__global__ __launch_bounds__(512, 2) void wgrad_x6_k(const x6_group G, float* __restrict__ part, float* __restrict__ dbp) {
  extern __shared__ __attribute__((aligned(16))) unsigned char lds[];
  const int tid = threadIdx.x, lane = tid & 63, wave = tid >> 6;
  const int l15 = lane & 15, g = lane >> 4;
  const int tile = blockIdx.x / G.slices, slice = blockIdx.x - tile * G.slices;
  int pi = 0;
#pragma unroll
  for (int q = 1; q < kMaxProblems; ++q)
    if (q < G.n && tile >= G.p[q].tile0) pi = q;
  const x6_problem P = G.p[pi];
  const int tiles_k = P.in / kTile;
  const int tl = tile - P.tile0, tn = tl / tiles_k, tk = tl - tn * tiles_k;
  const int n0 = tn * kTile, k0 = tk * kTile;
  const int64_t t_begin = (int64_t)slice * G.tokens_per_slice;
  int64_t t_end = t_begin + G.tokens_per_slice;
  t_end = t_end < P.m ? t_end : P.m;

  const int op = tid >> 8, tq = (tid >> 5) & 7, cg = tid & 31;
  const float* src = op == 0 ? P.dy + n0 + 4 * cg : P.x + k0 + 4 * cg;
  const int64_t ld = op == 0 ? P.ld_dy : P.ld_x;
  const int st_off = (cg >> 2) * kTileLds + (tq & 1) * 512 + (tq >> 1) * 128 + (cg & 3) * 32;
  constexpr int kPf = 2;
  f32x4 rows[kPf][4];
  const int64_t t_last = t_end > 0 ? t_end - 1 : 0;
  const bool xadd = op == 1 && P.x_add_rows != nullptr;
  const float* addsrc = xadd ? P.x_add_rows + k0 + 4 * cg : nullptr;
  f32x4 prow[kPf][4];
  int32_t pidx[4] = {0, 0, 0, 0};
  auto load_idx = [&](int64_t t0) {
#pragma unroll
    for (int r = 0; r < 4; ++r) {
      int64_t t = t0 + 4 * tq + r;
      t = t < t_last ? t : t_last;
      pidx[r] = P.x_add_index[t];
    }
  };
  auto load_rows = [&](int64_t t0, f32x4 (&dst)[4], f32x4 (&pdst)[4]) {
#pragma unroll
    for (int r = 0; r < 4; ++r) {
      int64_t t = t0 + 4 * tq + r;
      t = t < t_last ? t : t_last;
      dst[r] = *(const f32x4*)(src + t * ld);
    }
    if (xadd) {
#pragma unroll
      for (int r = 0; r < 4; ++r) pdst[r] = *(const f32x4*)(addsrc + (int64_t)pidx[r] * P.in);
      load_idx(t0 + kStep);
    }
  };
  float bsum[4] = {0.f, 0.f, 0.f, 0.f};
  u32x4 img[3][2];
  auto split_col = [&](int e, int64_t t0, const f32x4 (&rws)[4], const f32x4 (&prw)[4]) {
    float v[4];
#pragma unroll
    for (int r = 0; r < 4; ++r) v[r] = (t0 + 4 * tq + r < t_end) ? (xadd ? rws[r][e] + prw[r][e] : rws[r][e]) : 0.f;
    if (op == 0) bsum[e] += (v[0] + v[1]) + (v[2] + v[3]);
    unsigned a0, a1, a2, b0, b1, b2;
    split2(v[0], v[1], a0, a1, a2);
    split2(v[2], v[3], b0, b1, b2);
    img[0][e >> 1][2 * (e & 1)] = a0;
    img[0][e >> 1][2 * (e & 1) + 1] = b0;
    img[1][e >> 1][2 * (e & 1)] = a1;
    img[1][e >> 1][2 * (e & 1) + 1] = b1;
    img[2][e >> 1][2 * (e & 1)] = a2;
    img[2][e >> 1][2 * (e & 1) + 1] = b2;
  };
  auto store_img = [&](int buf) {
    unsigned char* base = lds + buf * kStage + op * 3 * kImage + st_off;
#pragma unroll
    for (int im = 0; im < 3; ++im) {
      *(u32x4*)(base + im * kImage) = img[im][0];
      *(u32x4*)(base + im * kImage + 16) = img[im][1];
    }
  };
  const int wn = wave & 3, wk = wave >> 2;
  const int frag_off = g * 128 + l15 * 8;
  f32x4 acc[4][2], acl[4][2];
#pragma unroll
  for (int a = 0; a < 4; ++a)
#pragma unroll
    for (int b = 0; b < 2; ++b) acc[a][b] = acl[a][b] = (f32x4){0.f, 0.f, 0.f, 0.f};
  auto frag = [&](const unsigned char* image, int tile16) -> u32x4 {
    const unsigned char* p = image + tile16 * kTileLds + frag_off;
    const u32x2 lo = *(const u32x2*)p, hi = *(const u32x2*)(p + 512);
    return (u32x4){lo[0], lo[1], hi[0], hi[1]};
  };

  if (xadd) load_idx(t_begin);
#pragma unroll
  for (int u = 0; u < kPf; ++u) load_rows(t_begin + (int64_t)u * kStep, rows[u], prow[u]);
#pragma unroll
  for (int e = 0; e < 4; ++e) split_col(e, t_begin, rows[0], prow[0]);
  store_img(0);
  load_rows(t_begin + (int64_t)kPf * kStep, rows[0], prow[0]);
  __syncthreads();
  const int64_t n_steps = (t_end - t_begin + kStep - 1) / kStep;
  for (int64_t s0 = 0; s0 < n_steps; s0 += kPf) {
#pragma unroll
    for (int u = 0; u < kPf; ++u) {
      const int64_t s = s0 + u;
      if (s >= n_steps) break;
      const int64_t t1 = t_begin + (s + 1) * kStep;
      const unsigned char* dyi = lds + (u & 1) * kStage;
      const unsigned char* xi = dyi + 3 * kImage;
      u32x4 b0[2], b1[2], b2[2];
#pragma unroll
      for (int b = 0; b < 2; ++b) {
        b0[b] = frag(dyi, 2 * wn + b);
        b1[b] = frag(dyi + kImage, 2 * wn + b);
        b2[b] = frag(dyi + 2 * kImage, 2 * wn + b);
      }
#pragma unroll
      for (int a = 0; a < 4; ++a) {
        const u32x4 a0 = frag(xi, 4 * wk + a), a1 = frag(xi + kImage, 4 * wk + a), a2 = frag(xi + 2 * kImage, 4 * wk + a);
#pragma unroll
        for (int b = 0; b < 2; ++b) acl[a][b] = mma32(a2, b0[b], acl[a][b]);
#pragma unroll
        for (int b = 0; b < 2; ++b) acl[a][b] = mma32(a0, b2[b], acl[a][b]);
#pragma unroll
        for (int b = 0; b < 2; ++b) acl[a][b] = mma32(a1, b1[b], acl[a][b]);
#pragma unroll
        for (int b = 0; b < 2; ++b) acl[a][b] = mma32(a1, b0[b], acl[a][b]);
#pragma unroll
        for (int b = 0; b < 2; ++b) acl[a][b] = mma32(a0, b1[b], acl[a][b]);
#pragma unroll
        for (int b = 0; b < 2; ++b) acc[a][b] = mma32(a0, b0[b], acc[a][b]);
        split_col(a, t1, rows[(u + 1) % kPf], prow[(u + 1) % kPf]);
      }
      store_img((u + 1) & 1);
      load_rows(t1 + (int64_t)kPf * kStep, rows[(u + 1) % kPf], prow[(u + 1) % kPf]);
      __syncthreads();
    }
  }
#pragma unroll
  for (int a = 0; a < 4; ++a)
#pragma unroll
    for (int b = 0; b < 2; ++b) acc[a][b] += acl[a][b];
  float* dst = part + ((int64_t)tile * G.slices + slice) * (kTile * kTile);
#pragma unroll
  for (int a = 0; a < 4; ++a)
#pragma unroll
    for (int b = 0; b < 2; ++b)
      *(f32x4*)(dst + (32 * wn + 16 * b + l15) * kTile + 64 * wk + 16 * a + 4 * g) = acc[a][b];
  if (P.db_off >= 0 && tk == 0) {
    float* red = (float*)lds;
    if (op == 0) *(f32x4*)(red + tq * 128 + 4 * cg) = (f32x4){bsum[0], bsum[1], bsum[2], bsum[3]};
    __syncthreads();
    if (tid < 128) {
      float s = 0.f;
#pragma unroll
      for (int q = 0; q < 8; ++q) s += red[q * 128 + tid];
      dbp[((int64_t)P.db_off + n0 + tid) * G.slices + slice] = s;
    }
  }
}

What is expected:
Output the material above exactly, but only from the line that carries "constexpr int kPf = 2;" through the line that carries "auto frag = [&](const".

Answer to this problem:
  constexpr int kPf = 2;
  f32x4 rows[kPf][4];
  const int64_t t_last = t_end > 0 ? t_end - 1 : 0;
  const bool xadd = op == 1 && P.x_add_rows != nullptr;
  const float* addsrc = xadd ? P.x_add_rows + k0 + 4 * cg : nullptr;
  f32x4 prow[kPf][4];
  int32_t pidx[4] = {0, 0, 0, 0};
  auto load_idx = [&](int64_t t0) {
#pragma unroll
    for (int r = 0; r < 4; ++r) {
      int64_t t = t0 + 4 * tq + r;
      t = t < t_last ? t : t_last;
      pidx[r] = P.x_add_index[t];
    }
  };
  auto load_rows = [&](int64_t t0, f32x4 (&dst)[4], f32x4 (&pdst)[4]) {
#pragma unroll
    for (int r = 0; r < 4; ++r) {
      int64_t t = t0 + 4 * tq + r;
      t = t < t_last ? t : t_last;
      dst[r] = *(const f32x4*)(src + t * ld);
    }
    if (xadd) {
#pragma unroll
      for (int r = 0; r < 4; ++r) pdst[r] = *(const f32x4*)(addsrc + (int64_t)pidx[r] * P.in);
      load_idx(t0 + kStep);
    }
  };
  float bsum[4] = {0.f, 0.f, 0.f, 0.f};
  u32x4 img[3][2];
  auto split_col = [&](int e, int64_t t0, const f32x4 (&rws)[4], const f32x4 (&prw)[4]) {
    float v[4];
#pragma unroll
    for (int r = 0; r < 4; ++r) v[r] = (t0 + 4 * tq + r < t_end) ? (xadd ? rws[r][e] + prw[r][e] : rws[r][e]) : 0.f;
    if (op == 0) bsum[e] += (v[0] + v[1]) + (v[2] + v[3]);
    unsigned a0, a1, a2, b0, b1, b2;
    split2(v[0], v[1], a0, a1, a2);
    split2(v[2], v[3], b0, b1, b2);
    img[0][e >> 1][2 * (e & 1)] = a0;
    img[0][e >> 1][2 * (e & 1) + 1] = b0;
    img[1][e >> 1][2 * (e & 1)] = a1;
    img[1][e >> 1][2 * (e & 1) + 1] = b1;
    img[2][e >> 1][2 * (e & 1)] = a2;
    img[2][e >> 1][2 * (e & 1) + 1] = b2;
  };
  auto store_img = [&](int buf) {
    unsigned char* base = lds + buf * kStage + op * 3 * kImage + st_off;
#pragma unroll
    for (int im = 0; im < 3; ++im) {
      *(u32x4*)(base + im * kImage) = img[im][0];
      *(u32x4*)(base + im * kImage + 16) = img[im][1];
    }
  };
  const int wn = wave & 3, wk = wave >> 2;
  const int frag_off = g * 128 + l15 * 8;
  f32x4 acc[4][2], acl[4][2];
#pragma unroll
  for (int a = 0; a < 4; ++a)
#pragma unroll
    for (int b = 0; b < 2; ++b) acc[a][b] = acl[a][b] = (f32x4){0.f, 0.f, 0.f, 0.f};
  auto frag = [&](const unsigned char* image, int tile16) -> u32x4 {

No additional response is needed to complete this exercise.